United Way Mumbai has tie-ups with Citigroup, JPMorgan, HSBC and Novartis among others, says its website. Through payroll giving, the employees of these companies have touched hundreds of lives on a regular basis.

"If you cannot give a lump sum of, say, '6,000 a year, a small contribution of '500 a month does not really hurt but at year-end it adds up to a large amount of '6,000," says Udani.

If your firm does not offer payroll giving, use the banking system. Online banking allows you to transfer funds in a matter of minutes. Banks also allow you to set monthly electronic clearing services towards NGOs, all its take is for you to fill up a form with your bank. The automated teller machines (ATMs) of some banks also allow you to transfer funds to charities as an ATM transaction.

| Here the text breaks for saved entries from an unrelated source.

template <int ACT, int OUT, int NCH>
__global__ __launch_bounds__(W8_THREADS, 1) void wino8_f32_kernel(const WinoK p)
{
    typedef W8L<NCH> LY;
    __shared__ __attribute__((aligned(16))) char smem[LY::TOTAL];
    const int tid = threadIdx.x;
    const int lane = tid & 63;
    const int wv = __builtin_amdgcn_readfirstlane(tid >> 6);
    const int j = lane & 15, g = lane >> 4;
    const int tx = j & 7, ty = j >> 3;
    const unsigned smem_lds = (unsigned)(size_t)(__attribute__((address_space(3))) char*)smem;

    const int nh = p.nhalves;
    const int half = nh == 2 ? ((int)blockIdx.x >> 3) & 1 : 0;
    const int pidx = nh == 2 ? (((int)blockIdx.x >> 4) << 3) + ((int)blockIdx.x & 7) : (int)blockIdx.x;
    const int npair = nh == 2 ? (int)gridDim.x >> 1 : (int)gridDim.x;
    const int nstrips = p.N * p.tiles_y * p.tiles_x;
    const int per_block = (nstrips + npair - 1) / npair;
    const int s_end = min((pidx + 1) * per_block, nstrips);
    auto strip_index = [&](int k) -> int {
        const int s = pidx * per_block + k * 8 + wv;
        return s < s_end ? s : -1;
    };

    struct Ctx { int n, x0, y0; };
    unsigned dvoff[4];
    int dn = 0;
    auto locate = [&](int strip, Ctx& c) {
        if (strip < 0) { c.n = 0; c.x0 = 0; c.y0 = 0; return; }
        const unsigned sq = wn_div((unsigned)strip, (unsigned)p.tiles_x, p.magic_x);
        const unsigned sxi = (unsigned)strip - sq * p.tiles_x;
        c.n = (int)wn_div(sq, (unsigned)p.tiles_y, p.magic_y);
        const unsigned syi = sq - (unsigned)c.n * p.tiles_y;
        c.x0 = (int)sxi * 16;
        c.y0 = (int)syi * 4;
    };
    auto dma_to = [&](int strip, const Ctx& c) {
        dn = c.n;
        if (strip < 0) {
            dvoff[0] = dvoff[1] = dvoff[2] = dvoff[3] = WN_OOB;
            return;
        }
#pragma unroll
        for (int i = 0; i < 4; ++i) {
            const int item = i * 64 + lane;
            const int plane = item >= W8_PLANE ? 1 : 0;
            const int slot = item - plane * W8_PLANE;
            const int pr = slot / WN_PAIR, rem = slot - pr * WN_PAIR;
            const int odd = rem >= WN_HALO ? 1 : 0;
            const int ly = 2 * pr + odd, lx = rem - odd * WN_HALO;
            const int gy = c.y0 - 1 + ly, gx = c.x0 - 1 + lx;
            const bool ok = item < W8_SLOTS && rem < 2 * WN_HALO && gy >= 0 && gy < p.H && gx >= 0 && gx < p.W;
            dvoff[i] = ((ok && !W8_ABL_OOBDMA) ? ((unsigned)(gy * p.W + gx) * p.pix_floats + 4u * plane) * 4u + p.in_base : WN_OOB) - (unsigned)(i * 1024);
        }
    };
    const size_t img_bytes = (size_t)p.H * p.W * p.in_pitch * 4;
    auto image_rsrc = [&](int n) { return wn_rsrc(p.x + (size_t)n * (img_bytes / 4), img_bytes); };
    const unsigned ring_m0 = smem_lds + (unsigned)(LY::RAW_OFF + wv * 2 * W8_SLOT_BYTES);
    const bool live3 = lane < W8_LAST_LANES;
    auto issue_raw = [&](int par, int chunk) __attribute__((always_inline)) {
        const wn_i32x4 xr = image_rsrc(dn);
        const unsigned soff = (unsigned)chunk * p.chunk_stride;
        const unsigned m = ring_m0 + (unsigned)(par * W8_SLOT_BYTES);
        wn_dma16<0>(m, dvoff[0], xr, soff);
        wn_dma16<1024>(m, dvoff[1], xr, soff);
        wn_dma16<2048>(m, dvoff[2], xr, soff);
        if (live3) wn_dma16<3072>(m, dvoff[3], xr, soff);
    };

    int work = strip_index(0);
    {
        const wn_i32x4 ursrc = wn_rsrc(p.up, p.up_bytes);
#pragma unroll 1
        for (int pc = wv; pc < NCH * 16; pc += 8) {
            const int chunk = pc >> 4, piece = pc & 15;
            wn_dma16<0>(smem_lds + (unsigned)(chunk * WN_U_BYTES + piece * 1024), (unsigned)lane * 16u, ursrc,
                        (unsigned)((chunk * nh + half) * WN_U_BYTES + piece * 1024));
        }
        if (tid < nh * 8) *reinterpret_cast<f32x4*>(smem + LY::BIAS_OFF + tid * 16) = *reinterpret_cast<const f32x4*>(p.bias + tid * 4);
    }
    Ctx cur, nxt;
    locate(work, cur);
    int wn = strip_index(1);
    locate(wn, nxt);
    if (work >= 0) {
        dma_to(work, cur);
        issue_raw(0, 0);
        issue_raw(1, 1);
    }
    asm volatile("s_waitcnt vmcnt(0) lgkmcnt(0)" ::: "memory");
    __builtin_amdgcn_s_barrier();
    if (work < 0) return;

    const int raw_lane = (g >> 1) * (W8_PLANE * 16) + wn_slot(2 * ty, 2 * tx) * 16 + (g & 1) * 8;
    const int u_lane = lane * 16;
    auto raw_row = [&](unsigned rb, int r, f32x2 (&d)[4]) __attribute__((always_inline)) {
#pragma unroll
        for (int dx = 0; dx < 4; ++dx)
            d[dx] = wn_lds_b64(rb + ((r >> 1) * WN_PAIR + (r & 1) * WN_HALO + dx) * 16);
    };
    auto row_pass = [&](f32x2 (&V)[16], int r, const f32x2 (&d)[4]) __attribute__((always_inline)) {
        V[4 * r + 0] = wn_sub2(d[0], d[2]);
        V[4 * r + 1] = wn_add2(d[1], d[2]);
        V[4 * r + 2] = wn_sub2(d[2], d[1]);
        V[4 * r + 3] = wn_sub2(d[1], d[3]);
    };
    auto col_pass = [&](f32x2 (&V)[16], int c) __attribute__((always_inline)) {
        const f32x2 w0 = V[c], w1 = V[4 + c], w2 = V[8 + c], w3 = V[12 + c];
        V[c] = wn_sub2(w0, w2);
        V[4 + c] = wn_add2(w1, w2);
        V[8 + c] = wn_sub2(w2, w1);
        V[12 + c] = wn_sub2(w1, w3);
    };

    f32x2 V0[16], V1[16];
    {
        unsigned rs = ring_m0 + raw_lane;
        asm volatile("" : "+v"(rs));
        f32x2 d[4];
#pragma unroll
        for (int r = 0; r < 4; ++r) { raw_row(rs, r, d); row_pass(V0, r, d); }
#pragma unroll
        for (int c = 0; c < 4; ++c) col_pass(V0, c);
    }
    asm volatile("s_waitcnt lgkmcnt(0)" ::: "memory");
    if (!W8_DMA_TOP) issue_raw(0, 2);
    f32x4 a[4];
    a[0] = *reinterpret_cast<const f32x4*>(smem + u_lane);
    a[1] = *reinterpret_cast<const f32x4*>(smem + u_lane + 1024);

    if (W8_STAGGER > 0 && wv >= 4) {
#pragma unroll
        for (int i = 0; i < (W8_STAGGER + 126) / 127; ++i) __builtin_amdgcn_s_sleep(W8_STAGGER < 127 ? W8_STAGGER : 127);
    }
    int k = 0;
    f32x4 acc[16][2];
    if (W8_ABL_NOXF) {
#pragma unroll
        for (int q = 0; q < 16; ++q) V1[q] = V0[q];
    }
    if (W8_ABL_NOA) { a[2] = a[0]; a[3] = a[1]; }
    const char* const bias_lds = smem + LY::BIAS_OFF + (half * 32 + g * 4) * 4;
    for (;;) {
        const bool has_next = wn >= 0;
        auto stage = [&](auto first_tag, int c, f32x2 (&Vc)[16], f32x2 (&Vn)[16]) __attribute__((always_inline)) {
            constexpr bool FIRST = decltype(first_tag)::value;
            if (W8_DMA_TOP) {
                if (c + 2 == NCH) dma_to(wn, nxt);
                issue_raw(c & 1, c + 2 < NCH ? c + 2 : c + 2 - NCH);
            }
            f32x4 biasv0, biasv1;
            const int cn = c + 1 < NCH ? c + 1 : 0;
            const char* ust = smem + c * WN_U_BYTES + u_lane;
            const char* ust1 = smem + cn * WN_U_BYTES + u_lane;
            unsigned rs = ring_m0 + (unsigned)(((c + 1) & 1) * W8_SLOT_BYTES) + raw_lane;
            asm volatile("" : "+v"(rs));
            f32x2 d[2][4];
#pragma unroll
            for (int pos = 0; pos < 16; ++pos) {
                if (!W8_ABL_NOA) {
                if (pos + 2 < 16) a[(pos + 2) & 3] = *reinterpret_cast<const f32x4*>(ust + (pos + 2) * 1024);
                else a[(pos + 2) & 3] = *reinterpret_cast<const f32x4*>(ust1 + (pos + 2 - 16) * 1024);
                }
                if (pos == W8_TP) {
                    if (c < (W8_DMA_TOP ? 1 : 2) + 2 * W8_ABL_LAXWAIT && k > 0) asm volatile("s_waitcnt vmcnt(%0)" :: "n"(4 + W8_EPI_STORES) : "memory");
                    else asm volatile("s_waitcnt vmcnt(4)" ::: "memory");
                }
                if (!W8_DMA_TOP && pos == W8_TP + 5) {
                    if (c + 3 == NCH) dma_to(wn, nxt);
                    if (!W8_ABL_NODMA) issue_raw((c + 1) & 1, c + 3 < NCH ? c + 3 : c + 3 - NCH);
                }
                if (!W8_ABL_NOXF && pos >= W8_TP && pos < W8_TP + 4) raw_row(rs, pos - W8_TP, d[(pos - W8_TP) & 1]);
                if (!W8_ABL_NOXF && pos >= W8_TP + 1 && pos < W8_TP + 5) {
                    row_pass(Vn, pos - W8_TP - 1, d[(pos - W8_TP - 1) & 1]);
#pragma unroll
                    for (int q = 0; q < 4; ++q) WN_PIN(Vn[4 * (pos - W8_TP - 1) + q]);
                }
                if (!W8_ABL_NOXF && pos >= W8_TP + 5 && pos < W8_TP + 9) {
                    col_pass(Vn, pos - W8_TP - 5);
#pragma unroll
                    for (int q = 0; q < 4; ++q) WN_PIN(Vn[4 * q + pos - W8_TP - 5]);
                }
                if (FIRST && pos == 3) {
                    biasv0 = *reinterpret_cast<const f32x4*>(bias_lds);
                    biasv1 = *reinterpret_cast<const f32x4*>(bias_lds + 64);
                }
                const f32x4 zero = {0.f, 0.f, 0.f, 0.f};
                const f32x4 c0 = FIRST ? (pos == 5 ? biasv0 : zero) : acc[pos][0];
                const f32x4 c1 = FIRST ? (pos == 5 ? biasv1 : zero) : acc[pos][1];
                const f32x4 af = a[pos & 3];
                if (W8_ABL_NOMFMA) {
                    acc[pos][0] = c0; acc[pos][1] = c1;
                    acc[pos][0].x += af.x * Vc[pos].x + af.y * Vc[pos].y; acc[pos][1].x += af.z * Vc[pos].x + af.w * Vc[pos].y;
                } else if (FIRST) {
                acc[pos][0] = __builtin_amdgcn_mfma_f32_16x16x4f32(af.x, Vc[pos].x, c0, 0, 0, 0);
                acc[pos][1] = __builtin_amdgcn_mfma_f32_16x16x4f32(af.z, Vc[pos].x, c1, 0, 0, 0);
                wn_mfma(acc[pos][0], af.y, Vc[pos].y);
                wn_mfma(acc[pos][1], af.w, Vc[pos].y);
                } else {
                wn_mfma(acc[pos][0], af.x, Vc[pos].x);
                wn_mfma(acc[pos][1], af.z, Vc[pos].x);
                wn_mfma(acc[pos][0], af.y, Vc[pos].y);
                wn_mfma(acc[pos][1], af.w, Vc[pos].y);
                }
                __builtin_amdgcn_sched_barrier(0);
            }
        };
        stage(std::true_type{}, 0, V0, V1);
        stage(std::false_type{}, 1, V1, V0);
#pragma unroll
        for (int c = 2; c < NCH; c += 2) {
            stage(std::false_type{}, c, V0, V1);
            stage(std::false_type{}, c + 1, V1, V0);
        }

        if (W8_ABL_NOEPI) {
            if (p.N < 0) {
                f32x4 sum = {0.f, 0.f, 0.f, 0.f};
#pragma unroll
                for (int q = 0; q < 16; ++q) sum += acc[q][0] + acc[q][1];
                *reinterpret_cast<f32x4*>(p.y0 + lane * 4) = sum;
            }
        } else
        {
            wn_mfma_drain(acc[15][1]);
            const int ybase = cur.y0 + 2 * ty, xbase = cur.x0 + 2 * tx;
            const size_t hw = (size_t)p.H * p.W;
            unsigned pix[2][2];
            bool pok[2][2];
#pragma unroll
            for (int aa = 0; aa < 2; ++aa)
#pragma unroll
                for (int b = 0; b < 2; ++b) {
                    pok[aa][b] = ybase + aa < p.H && xbase + b < p.W;
                    pix[aa][b] = (unsigned)((ybase + aa) * p.W + xbase + b);
                }
#pragma unroll
            for (int ct = 0; ct < 2; ++ct) {
                const int cg = half * 32 + ct * 16 + g * 4;
                const bool to0 = half * 32 + ct * 16 < p.split;
                const bool cok = cg < p.cout_store;
                const int ch = to0 ? p.y0_coff + cg : p.y1_coff + cg - p.split;
                const bool blk = OUT == 1 && !to0;
                const unsigned pitch_b = (unsigned)((to0 ? p.y0_pitch : p.y1_pitch) * 4);
                const size_t ibytes = hw * pitch_b;
                const wn_i32x4 yr = wn_rsrc(reinterpret_cast<const char*>(to0 ? p.y0 : p.y1) + (size_t)cur.n * ibytes, ibytes);
                const unsigned dps = blk ? 32u : pitch_b;
                const unsigned dlane = blk ? (unsigned)(ch >> 3) * (unsigned)(hw * 32) + (unsigned)(ch & 7) * 4u : (unsigned)ch * 4u;
                f32x4 Y[2][2];
#pragma unroll
                for (int jj = 0; jj < 4; ++jj) {
                    const f32x4 m0 = acc[jj][ct], m1 = acc[4 + jj][ct], m2 = acc[8 + jj][ct], m3 = acc[12 + jj][ct];
                    const f32x4 t0 = m0 + m1 + m2, t1 = m1 - m2 - m3;
                    if (jj == 0) { Y[0][0] = t0; Y[1][0] = t1; }
                    else if (jj == 1) { Y[0][0] += t0; Y[1][0] += t1; Y[0][1] = t0; Y[1][1] = t1; }
                    else if (jj == 2) { Y[0][0] += t0; Y[1][0] += t1; Y[0][1] -= t0; Y[1][1] -= t1; }
                    else { Y[0][1] -= t0; Y[1][1] -= t1; }
                }
                if (blk) {
                    const unsigned plane_a = (unsigned)((p.y1_coff + half * 32 + ct * 16 - p.split) >> 3) * (unsigned)(hw * 32) + (unsigned)(g & 1) * 16u;
#pragma unroll
                    for (int aa = 0; aa < 2; ++aa) {
                        f32x4 v0 = wn_act4<ACT>(Y[aa][0], p.act, p.slope), v1 = wn_act4<ACT>(Y[aa][1], p.act, p.slope);
                        wn_pair_planes(v0, v1);
                        const bool ok = (g >> 1) ? pok[aa][1] : pok[aa][0];
                        const unsigned po = plane_a + ((g >> 1) ? pix[aa][1] : pix[aa][0]) * 32u;
                        wn_store16(v0, (ok && !W8_ABL_OOBST) ? po : WN_OOB, yr);
                        wn_store16(v1, (ok && !W8_ABL_OOBST) ? po + (unsigned)(hw * 32) : WN_OOB, yr);
                    }
                } else {
#pragma unroll
                for (int aa = 0; aa < 2; ++aa)
#pragma unroll
                    for (int b = 0; b < 2; ++b) {
                        const f32x4 v = wn_act4<ACT>(Y[aa][b], p.act, p.slope);
                        wn_store16(v, (pok[aa][b] && cok && !W8_ABL_OOBST) ? dlane + pix[aa][b] * dps : WN_OOB, yr);
                    }
                }
            }
        }
        if (!has_next) break;
        cur = nxt;
        ++k;
        wn = strip_index(k + 1);
        locate(wn, nxt);
    }
    asm volatile("s_waitcnt vmcnt(0)" ::: "memory");
}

Still not happy? There is also the option of being a "social" investor. Firms such as allow you to invest small sums as micro-credit to rural entrepreneurs.

"The rationale behind Rangde is to reach out to rural entrepreneurs with low-cost micro-credit. In return, you could earn a nominal rate of interest of 1-4% on your investments," says Smita Ram, co-founder and chief operating officer, "There are many who choose to take only the principal amount and pass on the returns to Rangde." Lots of options and lots of causes--you just need to choose.